| Instructions for the task |
Give the number of lines in the records below that contain the word "char", and nothing more.
= = = =
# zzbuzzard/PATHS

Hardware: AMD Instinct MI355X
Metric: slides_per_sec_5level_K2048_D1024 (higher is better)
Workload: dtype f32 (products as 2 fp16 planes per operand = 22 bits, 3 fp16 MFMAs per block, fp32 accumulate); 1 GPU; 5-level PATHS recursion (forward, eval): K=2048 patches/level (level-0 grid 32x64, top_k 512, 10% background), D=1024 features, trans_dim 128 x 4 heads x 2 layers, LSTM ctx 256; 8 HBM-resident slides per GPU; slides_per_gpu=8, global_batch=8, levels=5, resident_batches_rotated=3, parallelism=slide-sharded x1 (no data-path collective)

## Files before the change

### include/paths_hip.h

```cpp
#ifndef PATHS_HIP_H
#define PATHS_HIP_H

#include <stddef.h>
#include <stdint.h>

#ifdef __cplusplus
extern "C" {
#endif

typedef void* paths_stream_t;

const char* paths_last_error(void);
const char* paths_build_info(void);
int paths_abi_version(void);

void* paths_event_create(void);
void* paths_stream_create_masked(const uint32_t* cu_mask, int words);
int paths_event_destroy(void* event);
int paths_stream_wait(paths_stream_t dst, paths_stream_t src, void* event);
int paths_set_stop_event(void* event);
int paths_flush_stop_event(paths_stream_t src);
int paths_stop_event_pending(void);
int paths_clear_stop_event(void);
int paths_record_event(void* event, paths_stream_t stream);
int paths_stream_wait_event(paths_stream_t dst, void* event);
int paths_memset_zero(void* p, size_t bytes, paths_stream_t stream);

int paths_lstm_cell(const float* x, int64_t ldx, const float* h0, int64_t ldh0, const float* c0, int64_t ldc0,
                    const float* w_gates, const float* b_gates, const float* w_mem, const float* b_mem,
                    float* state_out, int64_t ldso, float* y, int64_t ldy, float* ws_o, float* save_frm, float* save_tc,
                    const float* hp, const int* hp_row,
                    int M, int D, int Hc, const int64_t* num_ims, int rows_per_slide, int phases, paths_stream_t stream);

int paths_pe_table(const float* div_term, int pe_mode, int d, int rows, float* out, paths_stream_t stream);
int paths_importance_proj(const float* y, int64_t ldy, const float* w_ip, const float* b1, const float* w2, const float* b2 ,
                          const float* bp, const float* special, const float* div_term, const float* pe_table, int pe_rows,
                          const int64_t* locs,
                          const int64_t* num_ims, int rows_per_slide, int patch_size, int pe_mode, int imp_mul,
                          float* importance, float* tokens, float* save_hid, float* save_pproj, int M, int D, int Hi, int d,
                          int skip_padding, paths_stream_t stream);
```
= = = =
| Finished task |
2